其三,正视凝视权力与主体建构的交往。师德的执着追求是一个自然过程,是非刻意、非功利性的,师德的背后应是精神、理念、思想的支撑。可随着师德进入规范化、标准化的轨道,凝视关系易被制度和组织形式所奴役,工具理性、技术理性侵袭了师德文化的建设与教师的生存价值。有时就连一份《师德师风检查表》的填写,都使得凝视下的某些师德行为反而失掉了道德目的。要克服这样的师德异化,就要打破工具理性的凝视霸权,消解凝视生态的殖民化,自顶层设计把“希望和力量寄托于对生活世界和交往理性的重建”。改善“凝视”的生态秩序,也是旨在把“凝视”变成与教师主体相匹配的视觉工具,例如各项师德师风大检查。通过营造民主对话、真诚沟通的“凝视”体制,达成教师与外界环境的基本共识,在和谐的公共交往中,构筑一个遵从共同规范、具有共同价值取向的师德“凝视”,充分尊重师德践行的“准备性”和“明天性”,重寻师德的主体地位。

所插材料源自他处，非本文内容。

# neel-dey/anatomix

Measured on AMD Instinct MI355X. Metric: 128^3 volumes/sec feature-extraction (6M UNet), higher is better.
Workload: dtype f16; 1 GPU; anatomix 6M UNet (ngf=16,num_downs=4) forward on sw_batch=4 windows of 1x128^3 (the predictor call of sliding_window_inference, BASELINE configs[1] / the metric); fp32 NCDHW in/out, 16-bit (f16) channels-last activations, fp32 accumulate; holds the 1e-3 tolerance against the fp32 reference in rel-L2 ONLY (max-norm 0.86e-3 .. 1.4e-3 by weight seed; the mode that holds both norms is value_strict); batch_per_gpu=4, window=128, parallelism=replicas x1 (no data-path collective)

## Files before the change

anatomix_amd/_lib.py:

```python
from __future__ import annotations

import ctypes as C
import os

_HERE = os.path.dirname(os.path.abspath(__file__))
LIB_PATH = os.environ.get("AMX_LIB_PATH") or os.path.join(_HERE, "csrc", "libanatomix_amd.so")

NORM = {"none": 0, "batch": 1, "instance": 2, "instance_affine": 3}
ACT = {"none": 0, "relu": 1, "lrelu": 2}
POOL = {"Max": 0, "Avg": 1}
INTERP = {"nearest": 0, "trilinear": 1}
WARP = {"bilinear": 0, "nearest": 1}
SEG_LABEL = {"float32": 0, "int64": 1, "uint8": 2}
SW_MAP = {"constant": 0, "gaussian": 1}
SW_OUT = {"features": 0, "logits": 1, "labels": 2}
PRECISION = {"f16": 0, "fp16": 0, "float16": 0, "bf16": 1, "bfloat16": 1, "f16x2": 2, "bf16x2": 3, "strict": 3, "fp32": 3,
             "f16x2mx": 4, "strict_mx": 4}


class UnetCfg(C.Structure):
    _fields_ = [
        ("input_nc", C.c_int32), ("output_nc", C.c_int32), ("num_downs", C.c_int32), ("ngf", C.c_int32),
        ("norm", C.c_int32), ("norm_eps", C.c_float), ("activation", C.c_int32), ("act_slope", C.c_float),
        ("final_act", C.c_int32), ("pooling", C.c_int32), ("interp", C.c_int32), ("doubleconv", C.c_int32),
        ("use_skip", C.c_int32), ("precision", C.c_int32),
    ]


class VitTap(C.Structure):
    _fields_ = [("name", C.c_char_p), ("d_dst", C.c_void_p), ("bytes", C.c_size_t), ("route", C.c_char * 160)]


class VitCfg(C.Structure):
    _fields_ = [
        ("input_channels", C.c_int32), ("num_classes", C.c_int32), ("embed_dim", C.c_int32), ("depth", C.c_int32),
        ("heads", C.c_int32), ("num_register_tokens", C.c_int32), ("grid_d", C.c_int32), ("grid_h", C.c_int32),
        ("grid_w", C.c_int32), ("hidden", C.c_int32), ("dec1", C.c_int32), ("dec2", C.c_int32), ("qk_norm", C.c_int32),
        ("scale_attn_inner", C.c_int32), ("layer_scale", C.c_int32), ("in_eps", C.c_float), ("out_norm", C.c_int32),
        ("decoder_split", C.c_int32), ("stem_split", C.c_int32),
    ]


_P = C.c_void_p
_I = C.c_int


class PackReq(C.Structure):
    _fields_ = [("d_weight", C.c_void_p), ("d_wpk", C.c_void_p), ("weight_mode", C.c_int32), ("cin_real", C.c_int32),
                ("cin_pad", C.c_int32), ("cout_real", C.c_int32), ("cout", C.c_int32), ("w", C.c_int32)]


WEIGHTS_PREPACKED = 16


class LaunchRecord(C.Structure):
    _fields_ = [("kernel", C.c_char * 64), ("module_idx", C.c_int32), ("cin", C.c_int32), ("cout", C.c_int32),
                ("n", C.c_int32), ("d", C.c_int32), ("h", C.c_int32), ("w", C.c_int32), ("ms", C.c_float),
                ("flops", C.c_double), ("bytes", C.c_double)]


SYMBOLS = {
    "amx_version": (_I, []),
    "amx_debug_fill_lds": (_I, [C.c_uint, _P]),
    "amx_last_error": (C.c_char_p, []),
    "amx_unet_create": (_I, [C.POINTER(_P), C.POINTER(UnetCfg)]),
    "amx_unet_destroy": (None, [_P]),
    "amx_unet_num_modules": (_I, [_P]),
    "amx_unet_num_convs": (_I, [_P]),
    "amx_unet_conv_info": (_I, [_P, _I, C.POINTER(_I), C.POINTER(_I), C.POINTER(_I), C.POINTER(_I)]),
    "amx_unet_load_conv": (_I, [_P, _I, _P, _P, _P, _P, _P, _P, _P]),
    "amx_unet_workspace_bytes": (C.c_size_t, [_P, _I, _I, _I, _I]),
    "amx_unet_forward": (_I, [_P, _P, _P, _I, _I, _I, _I, _P, C.c_size_t, _P]),
    "amx_unet_forward_profiled": (_I, [_P, _P, _P, _I, _I, _I, _I, _P, C.c_size_t, _P, C.POINTER(LaunchRecord), _I,
                                        C.POINTER(_I)]),
    "amx_unet_module_info": (_I, [_P, _I, C.POINTER(_I), C.POINTER(_I)]),
    "amx_unet_numerics_status": (_I, [_P, _I, _P]),
    "amx_unet_forward_taps": (_I, [_P, _P, _P, _I, _I, _I, _I, _P, C.c_size_t, C.POINTER(_I), _I, C.POINTER(_P), _I, _P]),
    "amx_unet_forward_window": (_I, [_P, _P, _I, _I, _I, _I, _I, _I, _I, _I, _I, _P, _P, _P, C.c_size_t, _P]),
    "amx_unet_forward_windows": (_I, [_P, _P, _I, _I, _I, _I, C.POINTER(C.c_int), _I, _I, _I, _P, _P, _P, C.c_size_t, _P]),
    "amx_unet_forward_windows_pipelined": (_I, [_P, _P, _I, _I, _I, _I, C.POINTER(C.c_int), _I, _I, _I, _P, _P, _P, C.c_size_t, _I, _P]),
    "amx_sw_normalize": (_I, [_P, _P, _I, C.c_longlong, _P]),
    "amx_sw_count": (_I, [_P, _I, _I, _I, _I, _I, _I, _I, _I, _I, _P, _P]),
    "amx_sw_plan": (_I, [_I, _I, _I, _I, _I, _I, C.c_double, C.POINTER(C.c_int), _I]),
    "amx_sw_importance_map": (_I, [_P, _I, _I, _I, _I, C.c_double, _P]),
    "amx_sw_count_all": (_I, [_P, _I, _I, _I, _I, _I, _I, C.c_double, _P, _P]),
    "amx_sw_finish": (_I, [_I, _P, _P, _I, C.c_longlong, _P, _P, _I, _P, _P]),
    "amx_sliding_window_workspace_bytes": (C.c_size_t, [_P, _I, _I, _I, _I]),
    "amx_sliding_window": (_I, [_P, _P, _I, _I, _I, _I, _I, _I, C.c_double, _I, C.c_double, _I, _I, _P, _P, _I, _P, _P, _P, _P,
                                C.c_size_t, _P]),
    "amx_conv3d_packed_bytes": (C.c_size_t, [_I, _I]),
    "amx_conv3d_k3_reflect": (_I, [_P, _I, _P, _I, _P, _P, _P, _I, _I, _I, _I, _I, _I, C.c_float, _I, _P, _P, _P, _P]),
    "amx_conv3d_k3_reflect_probe": (_I, [_P, _I, _P, _I, _P, _P, _P, _I, _I, _I, _I, _I, _I, C.c_float, _I, _P, _P, _P, _P, _P, _P, _P, _P]),
    "amx_conv3d_dgrad_interior_supported": (_I, [_I, _I, _I, _I, _I, _I]),
    "amx_conv3d_dgrad_interior": (_I, [_P, _I, _P, _I, _I, _I, _I, _I, _I, _I, _I, _I, _P, _P, _P]),
    "amx_conv3d_dgrad_shell_scratch_bytes": (C.c_size_t, []),
    "amx_conv3d_dgrad_fold_shell": (_I, [_P, _I, _P, _I, _I, _P, _I, _I, _I, _I, _I, _I, _P, _P]),
    "amx_conv3d_pack_batch": (_I, [C.POINTER(PackReq), _I, _I, _P]),
    "amx_conv3d_scratch_bytes": (C.c_size_t, [_I, _I, _I, _I, _I, _I, _I, _I]),
    "amx_conv3d_k3_reflect_ws": (_I, [_P, _I, _P, _I, _P, _P, _P, _I, _I, _I, _I, _I, _I, C.c_float, _I, _P, _P, _P, _P, C.c_size_t, _P]),
    "amx_conv3d_upcat_merged_packed_bytes": (C.c_size_t, [_I, _I, _I]),
    "amx_conv3d_upcat_merged": (_I, [_P, _I, _P, _I, _P, _P, _P, _I, _I, _I, _I, _I, _I, C.c_float, _I, _P, _P, _P, _P]),
    "amx_conv3d_k3_reflect_ex": (_I, [_P, _I, _P, _I, _P, _I, _I, _I, _P, _P, _I, _I, _I, _I, _I, _I, C.c_float, _I, _P, _P, _P, _P]),
    "amx_pool2": (_I, [_P, _P, _I, _I, _I, _I, _I, _I, _I, _P]),
    "amx_instance_norm_scratch_bytes": (C.c_size_t, [_I, _I]),
    "amx_instance_norm": (_I, [_P, _P, _P, C.c_float, _I, C.c_longlong, _I, _I, C.c_float, _P, _I, _P]),
    "amx_upsample2_trilinear": (_I, [_P, _P, _I, _I, _I, _I, _I, _I, _P]),
    "amx_upsample2_trilinear_backward": (_I, [_P, _P, _I, _I, _I, _I, _I, _I, _P]),
    "amx_upcat_split_backward": (_I, [_P, _P, _P, _I, _I, _I, _I, _I, _I, _I, _I, _P]),
    "amx_upcat_split_backward_framed": (_I, [_P, _P, _P, _I, _I, _I, _I, _I, _I, _I, _I, _P]),
    "amx_export_ncdhw": (_I, [_P, _I, _I, _I, _I, _I, _P, _I, _P]),
    "amx_import_ncdhw": (_I, [_P, _P, _I, _I, _I, _I, _I, C.c_longlong, C.c_longlong, C.c_longlong, C.c_longlong, _I, _I, _P]),
    "amx_train_scratch_bytes": (C.c_size_t, [_I]),
    "amx_bn_train_forward": (_I, [_P, _P, _P, _P, C.c_float, _I, C.c_longlong, _I, _I, C.c_float, _P, _P, _P, _P, _P,
                                  C.c_float, _I, _P]),
    "amx_bn_act_backward": (_I, [_P, _P, _P, _P, _P, _P, _P, _P, _P, _I, _I, _I, _I, _I, _I, C.c_float, _P, _I, _P]),
    "amx_bn_act_backward_recompute": (_I, [_P, _P, _P, _P, _P, _P, _P, _P, _P, _I, _I, _I, _I, _I, _I, C.c_float, _P, _I, _P]),
    "amx_pad_fold": (_I, [_P, _P, _I, _I, _I, _I, _I, _I, _I, _P]),
    "amx_adamw_step": (_I, [_P, _I, C.c_double, C.c_double, C.c_double, C.c_double, C.c_double, _I, _P]),
    "amx_adamw_step_dev": (_I, [_P, _I, _P, _I, _P]),
    "amx_adamw_step_clip_dev": (_I, [_P, _I, _P, _I, _P, C.c_double, _P]),
    "amx_grad_norms_scratch_bytes": (C.c_size_t, [_P, _I, _I]),
    "amx_grad_norms": (_I, [_P, _I, _I, _P, _P, C.c_size_t, _P]),
    "amx_pool2_max_backward": (_I, [_P, _P, _P, _I, _I, _I, _I, _I, _I, _I, _P]),
    "amx_conv3d_wgrad_scratch_bytes": (C.c_size_t, [_I, _I, _I, _I, _I, _I]),
    "amx_conv3d_wgrad": (_I, [_P, C.c_longlong, C.c_longlong, C.c_longlong, C.c_longlong, _P, _I, _P, _I, _I, _I, _I, _I, _I,
                              _I, _P, _I, _P, C.c_size_t, _I, _P]),
    "amx_attention_scratch_bytes": (C.c_size_t, [_I, _I, _I, _I]),
    "amx_attention_qknorm_rope": (_I, [_P, _P, _P, _P, _P, _P, _P, C.c_float, _P, _I, _I, _I, _I, _I, _P, _P, C.c_size_t, _P]),
    "amx_attention_prepared": (_I, [_P, C.c_size_t, _I, _I, _I, _I, _P, _P]),
    "amx_attention_train_scratch_bytes": (C.c_size_t, [_I, _I, _I, _I]),
    "amx_attention_qknorm_rope_train": (_I, [_P, _P, _P, _P, _P, _P, _P, C.c_float, _P, _I, _I, _I, _I, _I, _P, _P, _P, C.c_size_t, _P]),
    "amx_attention_backward": (_I, [_P, _P, _P, _P, _P, _P, _P, C.c_float, _P, _I, _I, _I, _I, _I, _P, _P, _P, _P, _P, _P, _P, _P, _P, _P,
                                    _P, C.c_size_t, _P]),
    "amx_vit_create": (_I, [C.POINTER(_P), C.POINTER(VitCfg)]),
    "amx_vit_destroy": (None, [_P]),
    "amx_vit_num_params": (_I, [_P]),
    "amx_vit_param_name": (C.c_char_p, [_P, _I]),
    "amx_vit_load": (_I, [_P, C.POINTER(_P), _I, _P, _P]),
    "amx_vit_workspace_bytes": (C.c_size_t, [_P, _I]),
    "amx_vit_forward": (_I, [_P, _P, _P, _I, _P, C.c_size_t, _I, _P]),
    "amx_vit_debug_read": (_I, [_P, C.c_char_p, _P, C.c_size_t, C.POINTER(C.c_size_t), _P]),
    "amx_vit_tap_bytes": (C.c_size_t, [_P, _I, C.c_char_p]),
    "amx_vit_forward_taps": (_I, [_P, _P, _P, _I, _P, C.c_size_t, _I, C.POINTER(VitTap), _I, _P]),
    "amx_vit_windows_workspace_bytes": (C.c_size_t, [_P, _I]),
    "amx_vit_forward_windows": (_I, [_P, _P, _I, _I, _I, _I, C.POINTER(C.c_int), _P, _P, _P, C.c_size_t, _P]),
    "amx_vit_sliding_window_workspace_bytes": (C.c_size_t, [_P, _I]),
    "amx_vit_sliding_window": (_I, [_P, _P, _I, _I, _I, C.c_double, _I, C.c_double, _I, _I, _P, _P, _I, _P, _P, _P, _P, C.c_size_t, _P]),
    "amx_linear": (_I, [_P, _P, _P, _I, _I, _I, _I, _P, _P]),
    "amx_supcon_scratch_bytes": (C.c_size_t, [_I, _I]),
    "amx_supcon_loss": (_I, [_P, _P, _I, _I, C.c_float, _I, _I, _I, _P, _P, _P, C.c_size_t, _P]),
    "amx_mlp_head_forward": (_I, [_P, _I, _I, _I, _I, _P, _P, _P, _P, _P, C.c_float, C.c_float, _I, C.c_float, _P, _P, _P, _P, _P]),
    "amx_mlp_head_scratch_bytes": (C.c_size_t, [_I, _I, _I]),
    "amx_mlp_head_backward": (_I, [_P, _P, _I, _I, _I, _I, _P, _P, _I, C.c_float, _P, _P, _P, _P, _P, _P, _P, _P, _P, C.c_size_t, _P]),
    "amx_mlp_heads_forward": (_I, [_I, _P, _I, _P, _I, _I, _P, _P, _P, _P, _P, C.c_float, C.c_float, _I, C.c_float, _P, _P, _P, _P, _P]),
    "amx_mlp_heads_backward": (_I, [_I, _P, _P, _I, _P, _I, _I, _P, _P, _I, C.c_float, _P, _P, _P, _P, _P, _P, _P, _P, _P, C.c_size_t, _P]),
    "amx_supcon_loss_batch": (_I, [_I, _P, _P, _I, _I, C.c_float, _I, _I, _I, _P, _P, _P, C.c_size_t, _P]),
    "amx_gather_labels_batch": (_I, [_P, _I, _I, _I, _I, _P, _I, _P, _I, _P, _P]),
    "amx_conv3d_backward_sampled_scratch_bytes": (C.c_size_t, [_I]),
    "amx_conv3d_backward_sampled": (_I, [_P, _P, _P, _I, _P, _I, _I, _I, _I, _I, _I, _I, _P, _P, _I, _P, C.c_size_t, _I, _P]),
    "amx_gather_rows": (_I, [_P, _I, C.c_longlong, C.c_longlong, C.c_longlong, C.c_longlong, C.c_longlong, _P, _I, _I, _I, _P, _P]),
    "amx_scatter_rows": (_I, [_P, _P, _P, _I, C.c_longlong, C.c_longlong, C.c_longlong, C.c_longlong, _I, _I, _I, _I, _P]),
    "amx_sample_coords": (_I, [_P, _I, _I, _I, _I, _I, _P, _P]),
    "amx_sample_perm": (_I, [_P, _I, _I, _I, _I, _P, _P]),
    "amx_import_input": (_I, [_P, _P, _I, _I, _I, _I, _I, _I, _P]),
    "amx_gather_labels": (_I, [_P, _I, _I, _I, _P, _I, _I, _I, _I, _I, _P, _P]),
    "amx_mindssc_scratch_bytes": (C.c_size_t, [_I, _I, _I]),
    "amx_mindssc": (_I, [_P, _I, _I, _I, _I, _I, _P, _P, C.c_size_t, _P]),
    "amx_avg_pool3d_cat": (_I, [_P, _I, C.c_float, _P, _I, C.c_float, _I, _I, _I, _I, _P, _P]),
    "amx_box_filter3d": (_I, [_P, _P, _I, _I, _I, _I, _I, _P]),
    "amx_correlate_scratch_bytes": (C.c_size_t, [_I, _I, _I, _I]),
    "amx_correlate_ssd": (_I, [_P, _P, _I, _I, _I, _I, _I, _P, _P, _P, C.c_size_t, _P]),
    "amx_coupled_convex_scratch_bytes": (C.c_size_t, [_I, _I, _I]),
    "amx_coupled_convex": (_I, [_P, _P, _I, _I, _I, _I, _P, _P, C.c_size_t, _P]),
    "amx_coupled_convex_step_scratch_bytes": (C.c_size_t, [_I, _I, _I]),
    "amx_coupled_convex_step": (_I, [_P, _P, _I, _I, _I, _I, _I, _P, _P, _P, C.c_size_t, _P]),
    "amx_inverse_consistency_scratch_bytes": (C.c_size_t, [_I, _I, _I]),
    "amx_inverse_consistency": (_I, [_P, _P, _I, _I, _I, _I, _P, _P, _P, C.c_size_t, _P]),
    "amx_resize_trilinear3d": (_I, [_P, _I, _I, _I, _I, _P, _I, _I, _I, C.POINTER(C.c_float), _I, _P]),
    "amx_stage1_registration_scratch_bytes": (C.c_size_t, [_I, _I, _I, _I, _I]),
    "amx_stage1_registration": (_I, [_P, _P, _I, _I, _I, _I, _I, _I, _I, _I, _I, _I, _P, _P, C.c_size_t, _P]),
    "amx_instance_opt_smooth3": (_I, [_P, _P, _I, _I, _I, _P]),
    "amx_instance_opt_scratch_bytes": (C.c_size_t, [_I, _I, _I, _I]),
    "amx_instance_opt_grad": (_I, [_P, _P, _P, _I, _I, _I, _I, C.c_float, _P, _P, _P, _P, C.c_size_t, _P]),
    "amx_instance_opt_adam_step": (_I, [_P, _P, _P, _P, C.c_longlong, C.c_double, _I, _P]),
    "amx_instance_opt": (_I, [_P, _P, _P, _I, _I, _I, _I, C.c_float, C.c_double, _I, _P, _P, C.c_size_t, _P]),
    "amx_run_instance_opt_scratch_bytes": (C.c_size_t, [_I, _I, _I, _I, _I, _I]),
    "amx_run_instance_opt": (_I, [_P, _P, _P, _I, _I, _I, _I, _I, C.c_float, _I, _I, C.c_double, _P, _P, C.c_size_t, _P]),
    "amx_warp3d": (_I, [_P, _I, _P, _I, _I, _I, _I, _P, _P]),
    "amx_seg_loss_scratch_bytes": (C.c_size_t, [_I, C.c_longlong, _I, _I]),
    "amx_seg_loss_forward": (_I, [_P, _I, _P, _P, _P, _I, _I, _I, C.c_longlong, _I, C.c_float, C.c_float, C.c_float, C.c_float, _P, _P,
                                  _P, _P, C.c_size_t, _P]),
    "amx_seg_loss_backward": (_I, [_P, _I, _P, _P, _P, _I, _I, _I, C.c_longlong, _I, C.c_float, C.c_float, C.c_float, C.c_float, _P, _P,
                                   _P, _P, _P, _P, C.c_size_t, _P]),
    "amx_seg_argmax": (_I, [_P, _I, _P, _P, _I, _I, C.c_longlong, _P, _P]),
    "amx_segaug_sample_bytes": (C.c_size_t, []),
    "amx_segaug_scratch_bytes": (C.c_size_t, [_I, C.c_longlong]),
    "amx_segaug_minmax": (_I, [_P, _I, C.c_longlong, _P, _P, C.c_size_t, _P]),
    "amx_segaug_minmax_finalize": (_I, [_P, C.c_size_t, _I, C.c_longlong, _P, _P]),
    "amx_segaug_pointwise": (_I, [_P, _P, _I, C.c_longlong, _P, _I, _P, _P, _P]),
    "amx_segaug_crop": (_I, [_I, _I, _I, _I, _P, _I, _P, _P, _P, _P, _P]),
    "amx_segaug_gaussian": (_I, [_P, _P, _P, _I, _I, _I, _I, _I, _P, _P, _P]),
    "amx_segaug_affine": (_I, [_P, _P, _I, _I, _I, _I, _P, _P, _I, _I, _I, _P, _P, _P, C.c_size_t, _P]),
    "amx_preaug_view_bytes": (C.c_size_t, []),
    "amx_preaug_spatial": (_I, [_P, _P, _I, _I, _I, _I, _P, _P, _P, _P, _P, _P]),
    "amx_preaug_blur": (_I, [_P, _P, _P, _I, _I, _I, _I, _P, _P, _P]),
    "amx_preaug_intensity": (_I, [_P, _P, _P, _I, _I, _I, _I, _P, _P, _P]),
    "amx_synth_view_bytes": (C.c_size_t, []),
    "amx_synth_scratch_bytes": (C.c_size_t, [_I, C.c_longlong]),
    "amx_synth_gmm_minmax": (_I, [_P, _P, _I, C.c_longlong, _P, _P, _P, C.c_size_t, _P]),
    "amx_synth_appearance": (_I, [_P, _P, C.POINTER(_P), C.POINTER(_I), _I, _P, _P, _I, _I, _I, _I, _P, _P, _P, C.c_size_t, _P]),
    "amx_synth_logk_mean": (_I, [_P, _I, C.c_longlong, _P, _P, C.c_size_t, _P]),
    "amx_synth_spike": (_I, [_P, _P, _I, _P, _I, _I, _I, _I, _P, _P, _P]),
    "amx_synth_lowres": (_I, [_P, _P, _I, _I, _I, _I, _P, _P, _P]),
    "amx_synth_clip_minmax": (_I, [_P, _I, C.c_longlong, _P, C.c_size_t, _P]),
    "amx_synth_finish": (_I, [_P, _P, _I, C.c_longlong, _P, _I, _P]),
    "amx_labels_template_bytes": (C.c_size_t, []),
    "amx_labels_ensemble_bytes": (C.c_size_t, []),
    "amx_labels_scratch_bytes": (C.c_size_t, [_I, C.c_longlong]),
    "amx_labels_compose": (_I, [_P, C.c_size_t, _P, _P, _I, _P, _P, _P, _I, _I, _I, _I, _P]),
    "amx_labels_median3": (_I, [_P, _P, _I, _I, _I, _I, _I, _P, _P, _P]),
    "amx_labels_sphere_mask": (_I, [C.POINTER(_P), _P, _I, _I, _P, _P, _P]),
    "amx_labels_apply_mask": (_I, [_P, _P, _P, _I, C.c_longlong, _P, _P, _P, C.c_size_t, _P]),
    "amx_labels_envelope": (_I, [_P, _P, _P, _I, _I, _I, _I, _P, _P, _P]),
    "amx_labels_merge_masks": (_I, [_P, _I, C.c_longlong, C.c_longlong, C.POINTER(_I), _P, _P, _P, _I, _P]),
    "amx_label_overlap": (_I, [_P, _I, _P, _I, C.c_longlong, _I, _P, _P, _P]),
    "amx_jacobian_det_scratch_bytes": (C.c_size_t, [_I, _I, _I]),
    "amx_jacobian_det": (_I, [_P, _I, _I, _I, _I, _P, _P, _P, C.c_size_t, _P]),
}
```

当我们审视师德时,谁敢保证我们真的是用自己的双眼,而不是他者的眼光?抑或说,我们需不需要他者的眼光?答案是肯定的。其实,师德是一个悖论性的对象,它既内在于教师主体,又外在于教师主体。内在于主体,是因为教师的全部驱力都以之为中心;外在于主体,是因为社会需要何种师德,便有待于教师召唤何种师德。可以说,教师的道德身份既来自个人,也来自与他者的关系;既通过个体区别来确立,又通过群体认同来确立。所以,教师应实现对“我是什么”与“我应是什么”的统一,在这两者的张力之中,不断反思自己的师德形象,实现道德身份的认同.并且调和地把内心世界与外在世界统一在一起,使“自性”不再分离,生命由此平衡,师德的身份建构由此而完满。这样的完满状态及其实现它的过程,应成为教师在繁华世界里对职业道德的创造性追问和对有限生命的无限超越。

我们用眼睛观看师德、领会师德,并践诺师德。因为,“凝视”无处不在。